§ **The problem**: Please output, without any change, the lines of the material below from the very first through the one with "stream_id else None".

§ **Task material**:
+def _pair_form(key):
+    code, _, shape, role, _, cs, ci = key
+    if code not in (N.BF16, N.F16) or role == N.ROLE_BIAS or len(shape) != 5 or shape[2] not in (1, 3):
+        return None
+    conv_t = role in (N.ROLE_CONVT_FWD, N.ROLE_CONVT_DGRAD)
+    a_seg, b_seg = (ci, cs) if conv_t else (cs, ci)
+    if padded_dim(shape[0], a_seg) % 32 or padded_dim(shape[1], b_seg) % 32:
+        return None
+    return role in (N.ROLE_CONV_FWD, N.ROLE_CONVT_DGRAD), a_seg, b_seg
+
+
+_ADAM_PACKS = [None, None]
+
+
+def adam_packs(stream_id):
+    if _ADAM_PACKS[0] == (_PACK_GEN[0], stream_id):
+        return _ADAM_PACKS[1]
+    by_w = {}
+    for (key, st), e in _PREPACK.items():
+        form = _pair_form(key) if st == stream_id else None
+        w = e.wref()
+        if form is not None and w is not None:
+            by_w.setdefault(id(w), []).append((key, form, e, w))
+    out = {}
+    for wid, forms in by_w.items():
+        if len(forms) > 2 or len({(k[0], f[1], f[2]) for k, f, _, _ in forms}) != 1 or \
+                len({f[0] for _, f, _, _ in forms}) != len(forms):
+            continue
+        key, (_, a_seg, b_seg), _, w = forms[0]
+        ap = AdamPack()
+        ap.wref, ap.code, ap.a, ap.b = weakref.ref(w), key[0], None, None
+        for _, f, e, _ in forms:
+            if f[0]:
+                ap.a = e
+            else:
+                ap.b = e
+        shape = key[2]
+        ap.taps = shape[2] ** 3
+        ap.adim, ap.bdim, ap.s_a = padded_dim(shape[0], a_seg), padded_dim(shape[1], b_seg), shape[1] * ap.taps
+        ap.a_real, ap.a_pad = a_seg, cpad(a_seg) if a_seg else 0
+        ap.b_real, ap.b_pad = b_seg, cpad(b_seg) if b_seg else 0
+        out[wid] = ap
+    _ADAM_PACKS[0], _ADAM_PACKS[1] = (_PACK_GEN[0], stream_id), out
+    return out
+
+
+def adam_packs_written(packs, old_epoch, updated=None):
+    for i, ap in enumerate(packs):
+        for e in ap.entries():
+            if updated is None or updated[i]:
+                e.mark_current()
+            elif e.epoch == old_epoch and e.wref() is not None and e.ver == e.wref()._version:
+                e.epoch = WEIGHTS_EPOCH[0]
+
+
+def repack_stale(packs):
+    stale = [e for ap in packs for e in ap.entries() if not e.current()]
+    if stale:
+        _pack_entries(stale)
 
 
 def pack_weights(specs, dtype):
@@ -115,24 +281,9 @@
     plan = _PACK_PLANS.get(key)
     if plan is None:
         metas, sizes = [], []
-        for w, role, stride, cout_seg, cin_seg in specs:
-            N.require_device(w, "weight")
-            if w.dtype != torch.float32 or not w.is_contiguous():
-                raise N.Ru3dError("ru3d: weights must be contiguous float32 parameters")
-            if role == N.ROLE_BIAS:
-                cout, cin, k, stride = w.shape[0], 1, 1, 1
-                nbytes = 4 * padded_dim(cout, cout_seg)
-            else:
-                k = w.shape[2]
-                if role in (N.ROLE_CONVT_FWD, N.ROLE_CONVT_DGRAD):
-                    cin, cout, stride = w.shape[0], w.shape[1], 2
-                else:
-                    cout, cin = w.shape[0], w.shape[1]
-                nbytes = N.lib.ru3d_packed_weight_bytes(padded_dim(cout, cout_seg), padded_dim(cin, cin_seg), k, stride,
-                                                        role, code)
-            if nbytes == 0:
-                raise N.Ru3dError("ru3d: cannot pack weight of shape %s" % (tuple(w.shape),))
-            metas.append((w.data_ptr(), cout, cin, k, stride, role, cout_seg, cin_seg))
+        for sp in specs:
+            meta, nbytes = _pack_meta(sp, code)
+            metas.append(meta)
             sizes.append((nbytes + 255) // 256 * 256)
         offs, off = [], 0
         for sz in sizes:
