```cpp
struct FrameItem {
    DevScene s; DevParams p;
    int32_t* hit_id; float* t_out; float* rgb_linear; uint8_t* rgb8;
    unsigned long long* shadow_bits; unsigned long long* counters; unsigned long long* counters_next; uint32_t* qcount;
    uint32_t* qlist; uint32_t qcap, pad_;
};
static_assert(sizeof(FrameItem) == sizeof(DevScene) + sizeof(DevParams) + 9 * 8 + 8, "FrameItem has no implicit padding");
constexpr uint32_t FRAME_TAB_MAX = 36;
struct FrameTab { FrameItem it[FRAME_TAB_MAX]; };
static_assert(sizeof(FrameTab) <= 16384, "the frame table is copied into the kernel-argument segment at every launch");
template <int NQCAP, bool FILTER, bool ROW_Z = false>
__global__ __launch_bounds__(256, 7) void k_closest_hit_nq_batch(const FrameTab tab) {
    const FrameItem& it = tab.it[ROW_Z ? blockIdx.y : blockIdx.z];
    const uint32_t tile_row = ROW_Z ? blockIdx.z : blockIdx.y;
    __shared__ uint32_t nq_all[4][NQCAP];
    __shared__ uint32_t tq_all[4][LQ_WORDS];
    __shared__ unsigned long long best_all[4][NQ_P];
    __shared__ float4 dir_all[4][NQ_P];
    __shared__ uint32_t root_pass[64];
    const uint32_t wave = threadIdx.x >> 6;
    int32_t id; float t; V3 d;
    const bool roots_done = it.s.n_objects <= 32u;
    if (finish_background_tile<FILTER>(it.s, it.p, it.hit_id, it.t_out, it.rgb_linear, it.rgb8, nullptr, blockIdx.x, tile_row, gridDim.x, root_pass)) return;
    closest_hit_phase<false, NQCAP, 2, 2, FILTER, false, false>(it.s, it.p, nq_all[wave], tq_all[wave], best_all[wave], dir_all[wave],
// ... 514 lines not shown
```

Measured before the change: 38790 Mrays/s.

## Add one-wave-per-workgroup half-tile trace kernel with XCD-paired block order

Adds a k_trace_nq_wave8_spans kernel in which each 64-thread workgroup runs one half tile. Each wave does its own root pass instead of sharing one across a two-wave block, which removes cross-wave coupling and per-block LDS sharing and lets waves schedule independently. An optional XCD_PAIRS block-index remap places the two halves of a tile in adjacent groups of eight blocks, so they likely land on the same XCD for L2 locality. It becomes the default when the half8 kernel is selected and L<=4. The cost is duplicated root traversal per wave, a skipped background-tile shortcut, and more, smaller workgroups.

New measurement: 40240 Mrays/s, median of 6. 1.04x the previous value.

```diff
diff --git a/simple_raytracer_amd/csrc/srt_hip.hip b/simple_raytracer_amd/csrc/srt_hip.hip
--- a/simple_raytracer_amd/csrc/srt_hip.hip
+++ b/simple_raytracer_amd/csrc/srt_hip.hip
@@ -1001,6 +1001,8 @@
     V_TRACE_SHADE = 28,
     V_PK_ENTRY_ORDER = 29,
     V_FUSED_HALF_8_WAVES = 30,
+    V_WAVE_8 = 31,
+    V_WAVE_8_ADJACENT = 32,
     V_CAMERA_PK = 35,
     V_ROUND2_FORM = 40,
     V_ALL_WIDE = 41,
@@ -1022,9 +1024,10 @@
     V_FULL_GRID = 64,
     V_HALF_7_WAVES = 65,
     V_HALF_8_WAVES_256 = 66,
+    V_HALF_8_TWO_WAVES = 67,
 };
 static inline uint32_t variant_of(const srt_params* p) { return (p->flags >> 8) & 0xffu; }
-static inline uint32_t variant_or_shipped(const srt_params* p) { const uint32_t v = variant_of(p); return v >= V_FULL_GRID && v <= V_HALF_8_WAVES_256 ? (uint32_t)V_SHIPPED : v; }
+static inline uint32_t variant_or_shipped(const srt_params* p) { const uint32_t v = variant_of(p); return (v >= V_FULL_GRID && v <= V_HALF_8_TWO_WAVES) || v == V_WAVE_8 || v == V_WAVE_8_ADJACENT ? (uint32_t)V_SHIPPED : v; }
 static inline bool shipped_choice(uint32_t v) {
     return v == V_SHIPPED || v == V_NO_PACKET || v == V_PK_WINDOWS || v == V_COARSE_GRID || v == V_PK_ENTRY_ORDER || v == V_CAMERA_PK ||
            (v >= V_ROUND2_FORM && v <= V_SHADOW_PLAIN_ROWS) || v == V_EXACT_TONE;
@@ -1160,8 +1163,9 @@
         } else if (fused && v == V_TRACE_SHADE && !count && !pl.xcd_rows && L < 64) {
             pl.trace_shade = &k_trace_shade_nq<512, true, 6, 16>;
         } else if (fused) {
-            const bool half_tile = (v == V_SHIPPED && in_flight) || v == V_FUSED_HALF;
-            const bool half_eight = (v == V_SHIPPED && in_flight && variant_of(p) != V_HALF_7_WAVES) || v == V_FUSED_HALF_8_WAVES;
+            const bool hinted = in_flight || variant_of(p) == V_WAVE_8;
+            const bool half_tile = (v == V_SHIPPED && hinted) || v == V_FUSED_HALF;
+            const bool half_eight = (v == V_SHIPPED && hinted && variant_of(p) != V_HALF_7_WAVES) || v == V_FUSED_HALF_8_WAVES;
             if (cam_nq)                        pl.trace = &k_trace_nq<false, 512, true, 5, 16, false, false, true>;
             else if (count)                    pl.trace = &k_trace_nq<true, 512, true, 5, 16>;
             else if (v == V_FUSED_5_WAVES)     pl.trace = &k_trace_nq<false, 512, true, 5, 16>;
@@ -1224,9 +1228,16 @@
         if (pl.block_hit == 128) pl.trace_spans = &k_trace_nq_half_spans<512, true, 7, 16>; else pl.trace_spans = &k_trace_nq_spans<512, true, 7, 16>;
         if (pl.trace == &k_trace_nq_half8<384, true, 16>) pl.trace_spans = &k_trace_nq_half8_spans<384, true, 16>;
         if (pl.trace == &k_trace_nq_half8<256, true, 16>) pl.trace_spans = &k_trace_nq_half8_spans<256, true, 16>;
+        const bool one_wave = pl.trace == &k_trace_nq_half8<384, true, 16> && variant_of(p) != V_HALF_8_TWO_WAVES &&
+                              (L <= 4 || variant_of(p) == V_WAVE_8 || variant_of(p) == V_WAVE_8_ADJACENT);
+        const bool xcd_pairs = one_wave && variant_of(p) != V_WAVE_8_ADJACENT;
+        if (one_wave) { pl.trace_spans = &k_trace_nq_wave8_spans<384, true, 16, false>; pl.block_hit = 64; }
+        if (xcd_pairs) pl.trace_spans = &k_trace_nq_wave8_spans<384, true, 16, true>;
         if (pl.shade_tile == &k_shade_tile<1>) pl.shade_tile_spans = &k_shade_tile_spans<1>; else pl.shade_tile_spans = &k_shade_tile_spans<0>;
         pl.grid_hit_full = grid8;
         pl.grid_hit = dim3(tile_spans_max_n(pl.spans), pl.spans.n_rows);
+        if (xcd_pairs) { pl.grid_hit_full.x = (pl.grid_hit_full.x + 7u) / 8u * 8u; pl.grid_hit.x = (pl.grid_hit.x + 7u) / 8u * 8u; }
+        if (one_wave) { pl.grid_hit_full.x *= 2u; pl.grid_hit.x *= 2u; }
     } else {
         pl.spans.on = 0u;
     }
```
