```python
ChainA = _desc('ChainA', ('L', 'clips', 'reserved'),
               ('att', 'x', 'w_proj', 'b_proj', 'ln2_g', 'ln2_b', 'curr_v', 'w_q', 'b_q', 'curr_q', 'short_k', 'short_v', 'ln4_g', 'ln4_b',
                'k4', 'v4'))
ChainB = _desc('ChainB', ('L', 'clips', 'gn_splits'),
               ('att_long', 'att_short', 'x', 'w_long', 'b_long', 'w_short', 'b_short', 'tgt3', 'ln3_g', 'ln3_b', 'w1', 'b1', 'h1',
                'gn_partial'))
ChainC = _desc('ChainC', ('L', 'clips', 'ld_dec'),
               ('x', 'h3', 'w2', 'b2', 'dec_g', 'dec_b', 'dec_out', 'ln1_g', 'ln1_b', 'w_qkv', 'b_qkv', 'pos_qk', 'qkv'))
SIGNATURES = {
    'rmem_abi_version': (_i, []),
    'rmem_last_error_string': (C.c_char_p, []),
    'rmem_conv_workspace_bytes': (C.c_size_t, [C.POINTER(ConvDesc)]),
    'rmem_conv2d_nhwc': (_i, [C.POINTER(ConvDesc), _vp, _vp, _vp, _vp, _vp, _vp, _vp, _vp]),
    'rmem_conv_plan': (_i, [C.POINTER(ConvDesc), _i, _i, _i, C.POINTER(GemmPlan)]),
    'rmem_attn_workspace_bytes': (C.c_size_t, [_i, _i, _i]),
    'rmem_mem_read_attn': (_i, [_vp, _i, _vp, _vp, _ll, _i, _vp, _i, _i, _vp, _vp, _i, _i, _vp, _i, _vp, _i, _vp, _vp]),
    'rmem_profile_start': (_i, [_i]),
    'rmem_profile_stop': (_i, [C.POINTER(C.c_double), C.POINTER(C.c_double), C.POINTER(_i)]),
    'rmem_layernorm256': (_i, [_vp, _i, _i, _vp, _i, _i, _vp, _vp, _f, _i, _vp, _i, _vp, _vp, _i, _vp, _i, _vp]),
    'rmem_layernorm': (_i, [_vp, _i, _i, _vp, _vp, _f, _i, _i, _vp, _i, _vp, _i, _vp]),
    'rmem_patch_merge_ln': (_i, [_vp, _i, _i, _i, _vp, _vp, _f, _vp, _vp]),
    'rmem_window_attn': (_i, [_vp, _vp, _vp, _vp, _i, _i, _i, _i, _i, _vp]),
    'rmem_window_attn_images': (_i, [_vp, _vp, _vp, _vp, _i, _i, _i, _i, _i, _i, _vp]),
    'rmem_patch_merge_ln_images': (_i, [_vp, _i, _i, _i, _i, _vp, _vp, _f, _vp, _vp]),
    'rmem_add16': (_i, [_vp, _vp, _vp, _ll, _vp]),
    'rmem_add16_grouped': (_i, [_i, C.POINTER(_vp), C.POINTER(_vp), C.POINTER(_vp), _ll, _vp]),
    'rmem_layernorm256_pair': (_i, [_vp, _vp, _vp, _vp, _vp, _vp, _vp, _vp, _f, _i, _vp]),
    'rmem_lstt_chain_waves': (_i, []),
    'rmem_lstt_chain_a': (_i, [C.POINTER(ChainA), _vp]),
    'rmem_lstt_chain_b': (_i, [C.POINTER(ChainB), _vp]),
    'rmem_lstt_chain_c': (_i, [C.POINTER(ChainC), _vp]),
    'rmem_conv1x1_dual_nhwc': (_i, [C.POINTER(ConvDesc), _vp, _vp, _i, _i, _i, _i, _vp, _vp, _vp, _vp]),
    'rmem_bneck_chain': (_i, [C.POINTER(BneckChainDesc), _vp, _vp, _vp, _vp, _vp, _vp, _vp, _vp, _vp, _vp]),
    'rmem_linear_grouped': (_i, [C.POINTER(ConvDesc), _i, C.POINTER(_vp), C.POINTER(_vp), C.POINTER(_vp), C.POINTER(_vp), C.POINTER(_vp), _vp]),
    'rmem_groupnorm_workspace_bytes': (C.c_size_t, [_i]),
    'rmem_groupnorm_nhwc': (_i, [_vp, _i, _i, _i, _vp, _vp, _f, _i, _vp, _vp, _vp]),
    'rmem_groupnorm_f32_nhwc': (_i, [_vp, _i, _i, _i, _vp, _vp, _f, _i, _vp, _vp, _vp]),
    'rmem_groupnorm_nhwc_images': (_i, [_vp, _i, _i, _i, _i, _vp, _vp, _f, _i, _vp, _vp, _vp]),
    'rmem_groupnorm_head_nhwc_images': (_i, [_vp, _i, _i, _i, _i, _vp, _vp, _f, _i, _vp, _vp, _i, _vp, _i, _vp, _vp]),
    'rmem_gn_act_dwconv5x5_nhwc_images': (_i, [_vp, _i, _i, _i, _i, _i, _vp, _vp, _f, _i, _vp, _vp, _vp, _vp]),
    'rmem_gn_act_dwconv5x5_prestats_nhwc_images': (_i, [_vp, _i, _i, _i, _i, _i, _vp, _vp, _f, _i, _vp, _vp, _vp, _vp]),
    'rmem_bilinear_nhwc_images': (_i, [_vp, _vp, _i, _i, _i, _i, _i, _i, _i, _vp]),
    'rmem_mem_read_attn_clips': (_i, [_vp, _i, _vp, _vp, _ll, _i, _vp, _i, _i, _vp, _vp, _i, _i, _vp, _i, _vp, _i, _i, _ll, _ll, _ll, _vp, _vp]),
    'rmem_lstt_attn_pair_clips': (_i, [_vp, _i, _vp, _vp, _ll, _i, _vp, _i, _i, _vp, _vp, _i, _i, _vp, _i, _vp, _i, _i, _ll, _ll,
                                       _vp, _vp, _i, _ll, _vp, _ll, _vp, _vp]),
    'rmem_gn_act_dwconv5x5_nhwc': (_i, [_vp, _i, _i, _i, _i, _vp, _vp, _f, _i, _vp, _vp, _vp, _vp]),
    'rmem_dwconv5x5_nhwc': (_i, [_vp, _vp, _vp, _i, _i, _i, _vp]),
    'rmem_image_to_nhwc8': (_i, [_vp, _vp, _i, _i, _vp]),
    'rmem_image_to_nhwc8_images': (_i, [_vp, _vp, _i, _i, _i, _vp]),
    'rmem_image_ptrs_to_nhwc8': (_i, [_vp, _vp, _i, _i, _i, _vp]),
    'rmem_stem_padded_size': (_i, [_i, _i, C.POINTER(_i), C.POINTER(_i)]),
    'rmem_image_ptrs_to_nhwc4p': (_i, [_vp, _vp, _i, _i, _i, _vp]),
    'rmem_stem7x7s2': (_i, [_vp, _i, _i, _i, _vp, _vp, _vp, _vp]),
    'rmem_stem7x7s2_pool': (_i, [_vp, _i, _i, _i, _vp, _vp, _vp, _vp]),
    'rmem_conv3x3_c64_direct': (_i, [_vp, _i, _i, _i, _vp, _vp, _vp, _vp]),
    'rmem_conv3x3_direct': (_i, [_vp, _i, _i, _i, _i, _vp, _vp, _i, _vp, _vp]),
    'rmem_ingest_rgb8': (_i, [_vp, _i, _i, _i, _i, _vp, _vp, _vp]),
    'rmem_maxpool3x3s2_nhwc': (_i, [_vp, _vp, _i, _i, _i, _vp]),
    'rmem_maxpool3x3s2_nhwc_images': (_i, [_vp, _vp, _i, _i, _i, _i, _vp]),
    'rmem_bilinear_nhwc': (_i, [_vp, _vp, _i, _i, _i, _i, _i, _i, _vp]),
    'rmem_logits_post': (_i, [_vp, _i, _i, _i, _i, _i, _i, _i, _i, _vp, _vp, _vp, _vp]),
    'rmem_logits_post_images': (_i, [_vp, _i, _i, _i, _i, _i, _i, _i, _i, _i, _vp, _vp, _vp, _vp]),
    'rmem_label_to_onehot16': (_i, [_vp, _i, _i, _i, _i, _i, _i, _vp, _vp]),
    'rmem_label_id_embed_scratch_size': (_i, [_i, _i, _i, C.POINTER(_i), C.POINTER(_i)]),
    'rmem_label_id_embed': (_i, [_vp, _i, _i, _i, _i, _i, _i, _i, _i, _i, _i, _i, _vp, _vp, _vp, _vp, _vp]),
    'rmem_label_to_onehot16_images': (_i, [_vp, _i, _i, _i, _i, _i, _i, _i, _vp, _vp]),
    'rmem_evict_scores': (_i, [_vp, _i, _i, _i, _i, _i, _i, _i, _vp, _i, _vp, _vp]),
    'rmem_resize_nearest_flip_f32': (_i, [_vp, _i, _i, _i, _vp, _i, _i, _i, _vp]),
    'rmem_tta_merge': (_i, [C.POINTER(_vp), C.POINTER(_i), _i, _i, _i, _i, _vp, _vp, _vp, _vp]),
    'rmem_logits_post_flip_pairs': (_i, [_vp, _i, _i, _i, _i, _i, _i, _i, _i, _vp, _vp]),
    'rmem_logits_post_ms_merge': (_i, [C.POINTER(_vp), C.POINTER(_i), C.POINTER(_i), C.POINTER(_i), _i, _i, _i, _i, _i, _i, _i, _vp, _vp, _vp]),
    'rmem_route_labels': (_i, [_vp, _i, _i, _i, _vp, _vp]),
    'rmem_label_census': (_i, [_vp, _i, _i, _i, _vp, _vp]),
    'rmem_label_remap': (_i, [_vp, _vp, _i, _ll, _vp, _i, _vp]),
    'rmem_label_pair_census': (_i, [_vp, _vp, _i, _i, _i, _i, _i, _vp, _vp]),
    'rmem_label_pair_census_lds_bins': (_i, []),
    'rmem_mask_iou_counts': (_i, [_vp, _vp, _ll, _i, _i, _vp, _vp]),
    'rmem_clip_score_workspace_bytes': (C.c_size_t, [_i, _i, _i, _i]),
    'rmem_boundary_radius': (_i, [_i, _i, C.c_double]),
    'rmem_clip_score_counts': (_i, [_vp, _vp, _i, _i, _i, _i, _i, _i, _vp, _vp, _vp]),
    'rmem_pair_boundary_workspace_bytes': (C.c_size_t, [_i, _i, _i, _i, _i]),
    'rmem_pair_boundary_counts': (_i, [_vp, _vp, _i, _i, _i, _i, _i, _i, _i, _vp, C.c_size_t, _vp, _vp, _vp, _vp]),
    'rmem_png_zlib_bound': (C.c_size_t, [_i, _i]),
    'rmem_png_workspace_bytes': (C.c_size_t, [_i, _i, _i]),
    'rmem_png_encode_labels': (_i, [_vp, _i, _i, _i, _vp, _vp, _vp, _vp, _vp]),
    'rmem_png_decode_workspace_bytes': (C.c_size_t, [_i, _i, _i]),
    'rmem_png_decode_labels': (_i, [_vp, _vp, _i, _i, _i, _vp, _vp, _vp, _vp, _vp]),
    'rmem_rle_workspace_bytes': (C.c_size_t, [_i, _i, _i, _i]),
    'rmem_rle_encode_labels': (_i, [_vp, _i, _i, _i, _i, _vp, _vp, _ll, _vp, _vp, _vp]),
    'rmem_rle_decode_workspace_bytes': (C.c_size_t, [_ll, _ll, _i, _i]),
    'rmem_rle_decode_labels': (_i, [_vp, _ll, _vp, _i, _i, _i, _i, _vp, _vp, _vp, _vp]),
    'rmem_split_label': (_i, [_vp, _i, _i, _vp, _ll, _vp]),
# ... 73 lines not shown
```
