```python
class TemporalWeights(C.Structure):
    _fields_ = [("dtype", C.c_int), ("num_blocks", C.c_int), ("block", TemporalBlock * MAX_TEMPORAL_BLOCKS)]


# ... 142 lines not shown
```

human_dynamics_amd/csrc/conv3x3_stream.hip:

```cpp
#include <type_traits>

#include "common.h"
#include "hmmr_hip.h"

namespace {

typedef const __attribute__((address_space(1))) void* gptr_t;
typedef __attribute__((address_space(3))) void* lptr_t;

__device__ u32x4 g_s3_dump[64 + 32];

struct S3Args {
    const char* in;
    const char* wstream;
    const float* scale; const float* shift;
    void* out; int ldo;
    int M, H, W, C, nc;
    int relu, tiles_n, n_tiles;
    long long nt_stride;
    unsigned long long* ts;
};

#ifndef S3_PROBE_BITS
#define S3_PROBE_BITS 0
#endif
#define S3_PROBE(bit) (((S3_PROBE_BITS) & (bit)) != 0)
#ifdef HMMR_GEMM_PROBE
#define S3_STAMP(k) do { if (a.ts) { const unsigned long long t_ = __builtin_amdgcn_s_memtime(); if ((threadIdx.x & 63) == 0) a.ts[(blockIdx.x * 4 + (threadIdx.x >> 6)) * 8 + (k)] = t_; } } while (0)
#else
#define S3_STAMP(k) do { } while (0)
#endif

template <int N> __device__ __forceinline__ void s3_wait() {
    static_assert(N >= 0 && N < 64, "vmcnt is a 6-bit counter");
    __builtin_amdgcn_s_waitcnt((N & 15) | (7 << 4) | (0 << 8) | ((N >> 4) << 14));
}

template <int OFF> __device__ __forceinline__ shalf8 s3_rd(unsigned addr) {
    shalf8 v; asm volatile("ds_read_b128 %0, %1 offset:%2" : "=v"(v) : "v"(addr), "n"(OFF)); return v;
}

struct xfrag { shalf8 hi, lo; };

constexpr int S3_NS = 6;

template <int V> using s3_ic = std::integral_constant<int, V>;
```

§ **Task solution**:
+def _pair_form(key):
+    code, _, shape, role, _, cs, ci = key
+    if code not in (N.BF16, N.F16) or role == N.ROLE_BIAS or len(shape) != 5 or shape[2] not in (1, 3):
+        return None
+    conv_t = role in (N.ROLE_CONVT_FWD, N.ROLE_CONVT_DGRAD)
+    a_seg, b_seg = (ci, cs) if conv_t else (cs, ci)
+    if padded_dim(shape[0], a_seg) % 32 or padded_dim(shape[1], b_seg) % 32:
+        return None
+    return role in (N.ROLE_CONV_FWD, N.ROLE_CONVT_DGRAD), a_seg, b_seg
+
+
+_ADAM_PACKS = [None, None]
+
+
+def adam_packs(stream_id):
+    if _ADAM_PACKS[0] == (_PACK_GEN[0], stream_id):
+        return _ADAM_PACKS[1]
+    by_w = {}
+    for (key, st), e in _PREPACK.items():
+        form = _pair_form(key) if st == stream_id else None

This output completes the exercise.